### [REQUIRED WORK]
Copy exactly the lines of the records below, and only those lines, beginning with the line that contains "-108,37 +115,43 @@" and ending with the line that contains "(off == k.rep0)".

### [RECORDS SHOWN]
@@ -93,11 +103,8 @@
     return m;
 }
 
-template <bool EMIT>
-__device__ __forceinline__ uint32_t dp_walk_tile(DpWarpSmem& sm, DpWalk& k, uint32_t t, uint32_t lane, uint32_t sn, uint32_t s0 ,
-                                             const uint64_t* __restrict__ fw , uint32_t segAbs , uint32_t nWords,
-                                             const uint32_t* __restrict__ cnd ,
-                                             uint64_t* __restrict__ outSeq) {
+__device__ __forceinline__ uint32_t dp_walk_tile(DpWarpSmem& sm, DpWalk& k, uint32_t t, uint32_t lane, uint32_t sn,
+                                                 const uint64_t* __restrict__ fw , uint32_t segAbs , uint32_t nWords) {
     const uint32_t tEnd = (32u * t + 32u) < sn ? (32u * t + 32u) : sn;
     uint32_t lits = 0;
     if (k.i >= tEnd) return lits;
@@ -108,37 +115,43 @@
         const uint32_t rem = M >> w;
         const uint32_t r = rem ? (uint32_t)(__ffs((int)rem) - 1) : (tEnd - k.i);
         if (r) {
-            if (EMIT) lits |= (0xFFFFFFFFu >> (32u - r)) << w;
+            lits |= (0xFFFFFFFFu >> (32u - r)) << w;
             k.nl += r; k.i += r; w += r;
             if (!rem) break;
         }
         uint32_t l = (sm.chcTile[lane][w >> 2] >> (8u * (w & 3u))) & 255u;
-        const uint32_t off = EMIT ? B2Z_CAND_OFF(sm.candTile[lane][w]) : 0u;
-        if (l == B2Z_CAP) {
-            const uint32_t o = EMIT ? off : B2Z_CAND_OFF(__ldg(cnd + k.i));
-            l = match_len(fw, segAbs + k.i - o, segAbs + k.i, sn - k.i, nWords);
-        }
-        if (EMIT) {
-            const uint32_t pos = s0 + k.i, ll = pos - k.prevEnd;
-            uint32_t code = 0, offBase;
-            if (ll) { if (off == k.rep0) code = 1; else if (off == k.rep1) code = 2; else if (off == k.rep2) code = 3; }
-            else { if (off == k.rep1) code = 1; else if (off == k.rep2) code = 2; else if (k.rep0 > 1u && off == k.rep0 - 1u) code = 3; }
-            if (code == 0) { offBase = off + 3u; k.rep2 = k.rep1; k.rep1 = k.rep0; k.rep0 = off; }
-            else {
-                offBase = code;
-                const uint32_t idx = code - 1u + (ll == 0u);
-                if (idx != 0) {
-                    const uint32_t cur = idx == 3 ? k.rep0 - 1u : (idx == 1 ? k.rep1 : k.rep2);
-                    if (idx != 1) k.rep2 = k.rep1;
-                    k.rep1 = k.rep0; k.rep0 = cur;
-                }
+        const uint32_t off = B2Z_CAND_OFF(sm.candTile[lane][w]);
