@@ -73,9 +70,10 @@
 }
 
 template <int C, bool FUSED>
-__global__ void __launch_bounds__(256, 6) sel_corr_dots_kernel(const ScoreLevels L, float* __restrict__ t_out,
+__global__ void __launch_bounds__(256, 4) sel_corr_dots_kernel(const ScoreLevels L, float* __restrict__ t_out,
                                                             int* __restrict__ done, float* __restrict__ score,
                                                             long long chunk) {
+    constexpr int V = C / 128;
     const int lane = threadIdx.x & 31, wib = threadIdx.x >> 5;
     const long long rows = L.row_end[2];
     auto locate = [&](long long row, const float4*& rp, const float4*& qp, int& item, int& P, long long& first) {
@@ -104,18 +102,25 @@
     const long long w0 = FUSED ? wib : (((long long)blockIdx.x * blockDim.x + threadIdx.x) >> 5);
     for (long long row = begin + w0 * 2; row < end; row += stride) {
         const float4 *r0, *q0, *r1, *q1;
-        int item, P;
+        int item, P0, P1;
         long long first;
-        locate(row, r0, q0, item, P, first);
+        locate(row, r0, q0, item, P0, first);
         const bool two = row + 1 < end;
-        locate(two ? row + 1 : row, r1, q1, item, P, first);
-        float t0 = row_dot<C>(r0, q0, lane);
-        float t1 = row_dot<C>(r1, q1, lane);
-        t0 = warp_sum(t0);
-        t1 = warp_sum(t1);
-        if (lane == 0) {
-            t_out[row] = t0;
-            if (two) t_out[row + 1] = t1;
+        locate(two ? row + 1 : row, r1, q1, item, P1, first);
+        float4 rv0[V], rv1[V];
+#pragma unroll
+        for (int i = 0; i < V; ++i) rv0[i] = ldg_stream(r0 + lane + 32 * i);
+#pragma unroll
+        for (int i = 0; i < V; ++i) rv1[i] = ldg_stream(r1 + lane + 32 * i);
+        for (int qi = 0; qi < L.nq; ++qi) {
+            float t0 = row_dot<C>(rv0, q0 + (long long)qi * P0 * (C / 4), lane);
+            float t1 = row_dot<C>(rv1, q1 + (long long)qi * P1 * (C / 4), lane);
+            t0 = warp_sum(t0);
+            t1 = warp_sum(t1);
+            if (lane == 0) {
+                t_out[qi * rows + row] = t0;
+                if (two) t_out[qi * rows + row + 1] = t1;
+            }
         }
     }
     if (!FUSED) return;
@@ -135,14 +140,16 @@
             if (last) {
                 if (lane == 0) done[item] = 0;
                 __threadfence();
-                const float* tp = t_out + first;
-                float m = -INFINITY;
-                for (int p = lane; p < P; p += 32) m = fmaxf(m, __ldcg(tp + p));
-                m = warp_max(m);
-                float acc = 0.f;
-                for (int p = lane; p < P; p += 32) { const float v = __ldcg(tp + p); acc += v * (v / m); }
-                acc = warp_sum(acc);
-                if (lane == 0) score[item] = acc;
+                for (int qi = 0; qi < L.nq; ++qi) {
+                    const float* tp = t_out + qi * rows + first;
+                    float m = -INFINITY;
+                    for (int p = lane; p < P; p += 32) m = fmaxf(m, __ldcg(tp + p));
+                    m = warp_max(m);
+                    float acc = 0.f;
+                    for (int p = lane; p < P; p += 32) { const float v = __ldcg(tp + p); acc += v * (v / m); }
+                    acc = warp_sum(acc);
+                    if (lane == 0) score[(long long)qi * 3 * L.S + item] = acc;
+                }
             }
         }
         r = next;
@@ -151,18 +158,19 @@
 
 __global__ void sel_corr_finish_kernel(const ScoreLevels L, const float* __restrict__ t, float* __restrict__ score) {
     const int lane = threadIdx.x & 31;
-    const int item = (int)(((long long)blockIdx.x * blockDim.x + threadIdx.x) >> 5);
-    if (item >= 3 * L.S) return;
+    const long long gi = ((long long)blockIdx.x * blockDim.x + threadIdx.x) >> 5;
+    if (gi >= 3ll * L.S * L.nq) return;
+    const int qi = (int)(gi / (3 * L.S)), item = (int)(gi - (long long)qi * 3 * L.S);
     const int l = item / L.S, s = item % L.S;
     const int P = l == 0 ? L.P[0] : (l == 1 ? L.P[1] : L.P[2]);
-    const float* tp = t + (l == 0 ? 0 : (l == 1 ? L.row_end[0] : L.row_end[1])) + (long long)s * P;
+    const float* tp = t + qi * L.row_end[2] + (l == 0 ? 0 : (l == 1 ? L.row_end[0] : L.row_end[1])) + (long long)s * P;
     float m = -INFINITY;
     for (int p = lane; p < P; p += 32) m = fmaxf(m, tp[p]);
     m = warp_max(m);
     float acc = 0.f;
     for (int p = lane; p < P; p += 32) { const float v = tp[p]; acc += v * (v / m); }
     acc = warp_sum(acc);
-    if (lane == 0) score[item] = acc;
+    if (lane == 0) score[gi] = acc;
 }
 
 __global__ void sel_ref_sums_kernel(const float* __restrict__ ref, int S, long long PC, int s_chunk,
@@ -182,6 +190,9 @@
 __global__ void sel_corr_prologue_kernel(const float* __restrict__ q, const double* __restrict__ sum1,
                                          const double* __restrict__ sum2, int S, int P, int C, float eps,
                                          float* __restrict__ scale, float* __restrict__ shift) {
+    q += (long long)blockIdx.y * P * C;
+    scale += (long long)blockIdx.y * P * C;
+    shift += (long long)blockIdx.y * C;
     const int c = blockIdx.x * 32 + (threadIdx.x & 31);
     const int row = threadIdx.x >> 5, nrow = blockDim.x >> 5;
     __shared__ double sm[8][32], sv[8][32];
@@ -215,6 +226,8 @@
 
 __global__ void sel_vp_norm_kernel(const float* __restrict__ score, int n, float eps, float* __restrict__ feats,
                                    int cstride, int coff) {
+    score += (long long)blockIdx.y * gridDim.x * n;
+    feats += (long long)blockIdx.y * n * cstride;
     const int l = blockIdx.x;
     const float* s = score + (long long)l * n;
     __shared__ double r1[32], r2[32];
@@ -238,6 +251,8 @@
 
 __global__ void sel_max_angle_add_kernel(const float* __restrict__ x, const float* __restrict__ embed,
                                          float* __restrict__ out, int rfn, int an, int C) {
+    x += (long long)blockIdx.y * rfn * an * C;
+    out += (long long)blockIdx.y * rfn * C;
     const long long i = (long long)blockIdx.x * blockDim.x + threadIdx.x;
     if (i >= (long long)rfn * C) return;
     const int c = (int)(i % C);
@@ -290,6 +305,8 @@
 __global__ void __launch_bounds__(128) attention_hm_kernel(const float* __restrict__ q, const float* __restrict__ k,
                                                            const float* __restrict__ v, float* __restrict__ out, int n, int C) {
     extern __shared__ float sh[];
+    const long long qoff = (long long)blockIdx.z * n * C;
+    q += qoff; k += qoff; v += qoff; out += qoff;
     const int npad = (n + 31) & ~31;
     float* qs = sh;
     float* kt = qs + ATT_TQ * ATT_D;
@@ -410,23 +427,24 @@
     return G6D_OK;
 }
 
-extern "C" long long g6d_sel_corr_score3_workspace_bytes(int S, int P0, int P1, int P2) {
-    if (S <= 0 || P0 <= 0 || P1 <= 0 || P2 <= 0) { set_error("g6d_sel_corr_score3_workspace_bytes: bad args"); return -1; }
-    const long long rows = (long long)S * ((long long)P0 + P1 + P2);
+extern "C" long long g6d_sel_corr_score3_workspace_bytes(int S, int P0, int P1, int P2, int Q) {
+    if (S <= 0 || P0 <= 0 || P1 <= 0 || P2 <= 0 || Q <= 0) { set_error("g6d_sel_corr_score3_workspace_bytes: bad args"); return -1; }
+    const long long rows = (long long)Q * S * ((long long)P0 + P1 + P2);
     return ((rows + 3) / 4) * 4 * (long long)sizeof(float);
 }
 
 extern "C" int g6d_sel_corr_score3(const float* ref0, const float* ref1, const float* ref2, const float* q0,
-                                   const float* q1, const float* q2, int S, int P0, int P1, int P2, int C, float* score,
+                                   const float* q1, const float* q2, int S, int P0, int P1, int P2, int C, int Q, float* score,
                                    float* ws, int* counters, g6d_stream_t stream) {
-    G6D_REQUIRE(ref0 && ref1 && ref2 && q0 && q1 && q2 && score && ws && S > 0 && P0 > 0 && P1 > 0 && P2 > 0,
+    G6D_REQUIRE(ref0 && ref1 && ref2 && q0 && q1 && q2 && score && ws && S > 0 && P0 > 0 && P1 > 0 && P2 > 0 && Q > 0,
                 "g6d_sel_corr_score3: bad args");
     G6D_REQUIRE(C == 512, "g6d_sel_corr_score3: C must be 512 (got %d)", C);
     ScoreLevels L;
     L.ref[0] = ref0; L.ref[1] = ref1; L.ref[2] = ref2; L.q[0] = q0; L.q[1] = q1; L.q[2] = q2;
-    L.P[0] = P0; L.P[1] = P1; L.P[2] = P2; L.S = S;
+    L.P[0] = P0; L.P[1] = P1; L.P[2] = P2; L.S = S; L.nq = Q;
     L.row_end[0] = (long long)S * P0; L.row_end[1] = L.row_end[0] + (long long)S * P1;
     L.row_end[2] = L.row_end[1] + (long long)S * P2;
+    G6D_REQUIRE((long long)Q * L.row_end[2] < (1ll << 31), "g6d_sel_corr_score3: Q * S * (P0 + P1 + P2) too large");
     cudaStream_t st = as_stream(stream);
     static int occ = 0;
     if (occ == 0) {
@@ -449,7 +467,7 @@
     }
     sel_corr_dots_kernel<512, false><<<(unsigned)grid, 256, 0, st>>>(L, ws, nullptr, nullptr, 0);
     G6D_CHECK_LAUNCH("g6d_sel_corr_score3(dots)");
-    sel_corr_finish_kernel<<<ceil_div(3ll * S * 32, 256), 256, 0, st>>>(L, ws, score);
+    sel_corr_finish_kernel<<<ceil_div(3ll * S * Q * 32, 256), 256, 0, st>>>(L, ws, score);
     G6D_CHECK_LAUNCH("g6d_sel_corr_score3(finish)");
     return G6D_OK;
 }
@@ -469,26 +487,27 @@
     return G6D_OK;
 }
 
-extern "C" int g6d_sel_corr_prologue(const float* q, const double* sum1, const double* sum2, int S, int P, int C,
+extern "C" int g6d_sel_corr_prologue(const float* q, const double* sum1, const double* sum2, int S, int P, int C, int Q,
                                      float eps, float* scale, float* shift, g6d_stream_t stream) {
-    G6D_REQUIRE(q && sum1 && sum2 && scale && shift && S > 0 && P > 0 && C > 0, "g6d_sel_corr_prologue: bad args");
-    sel_corr_prologue_kernel<<<ceil_div(C, 32), 256, 0, as_stream(stream)>>>(q, sum1, sum2, S, P, C, eps, scale, shift);
+    G6D_REQUIRE(q && sum1 && sum2 && scale && shift && S > 0 && P > 0 && C > 0 && Q > 0 && Q <= 65535,
+                "g6d_sel_corr_prologue: bad args");
+    sel_corr_prologue_kernel<<<dim3(ceil_div(C, 32), Q), 256, 0, as_stream(stream)>>>(q, sum1, sum2, S, P, C, eps, scale, shift);
     G6D_CHECK_LAUNCH("g6d_sel_corr_prologue");
     return G6D_OK;
 }
 
-extern "C" int g6d_sel_vp_norm(const float* score, int L, int n, float eps, float* feats, int cstride, int coff,
+extern "C" int g6d_sel_vp_norm(const float* score, int L, int n, int Q, float eps, float* feats, int cstride, int coff,
                                g6d_stream_t stream) {
-    G6D_REQUIRE(score && feats && L > 0 && n > 0 && coff + L <= cstride, "g6d_sel_vp_norm: bad args");
-    sel_vp_norm_kernel<<<L, 256, 0, as_stream(stream)>>>(score, n, eps, feats, cstride, coff);
+    G6D_REQUIRE(score && feats && L > 0 && n > 0 && Q > 0 && Q <= 65535 && coff + L <= cstride, "g6d_sel_vp_norm: bad args");
+    sel_vp_norm_kernel<<<dim3(L, Q), 256, 0, as_stream(stream)>>>(score, n, eps, feats, cstride, coff);
     G6D_CHECK_LAUNCH("g6d_sel_vp_norm");
     return G6D_OK;
 }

### [TASK ANSWER]
@@ -108,37 +115,43 @@
         const uint32_t rem = M >> w;
         const uint32_t r = rem ? (uint32_t)(__ffs((int)rem) - 1) : (tEnd - k.i);
         if (r) {
-            if (EMIT) lits |= (0xFFFFFFFFu >> (32u - r)) << w;
+            lits |= (0xFFFFFFFFu >> (32u - r)) << w;
             k.nl += r; k.i += r; w += r;
             if (!rem) break;
         }
         uint32_t l = (sm.chcTile[lane][w >> 2] >> (8u * (w & 3u))) & 255u;
-        const uint32_t off = EMIT ? B2Z_CAND_OFF(sm.candTile[lane][w]) : 0u;
-        if (l == B2Z_CAP) {
-            const uint32_t o = EMIT ? off : B2Z_CAND_OFF(__ldg(cnd + k.i));
-            l = match_len(fw, segAbs + k.i - o, segAbs + k.i, sn - k.i, nWords);
-        }
-        if (EMIT) {
-            const uint32_t pos = s0 + k.i, ll = pos - k.prevEnd;
-            uint32_t code = 0, offBase;
-            if (ll) { if (off == k.rep0) code = 1; else if (off == k.rep1) code = 2; else if (off == k.rep2) code = 3; }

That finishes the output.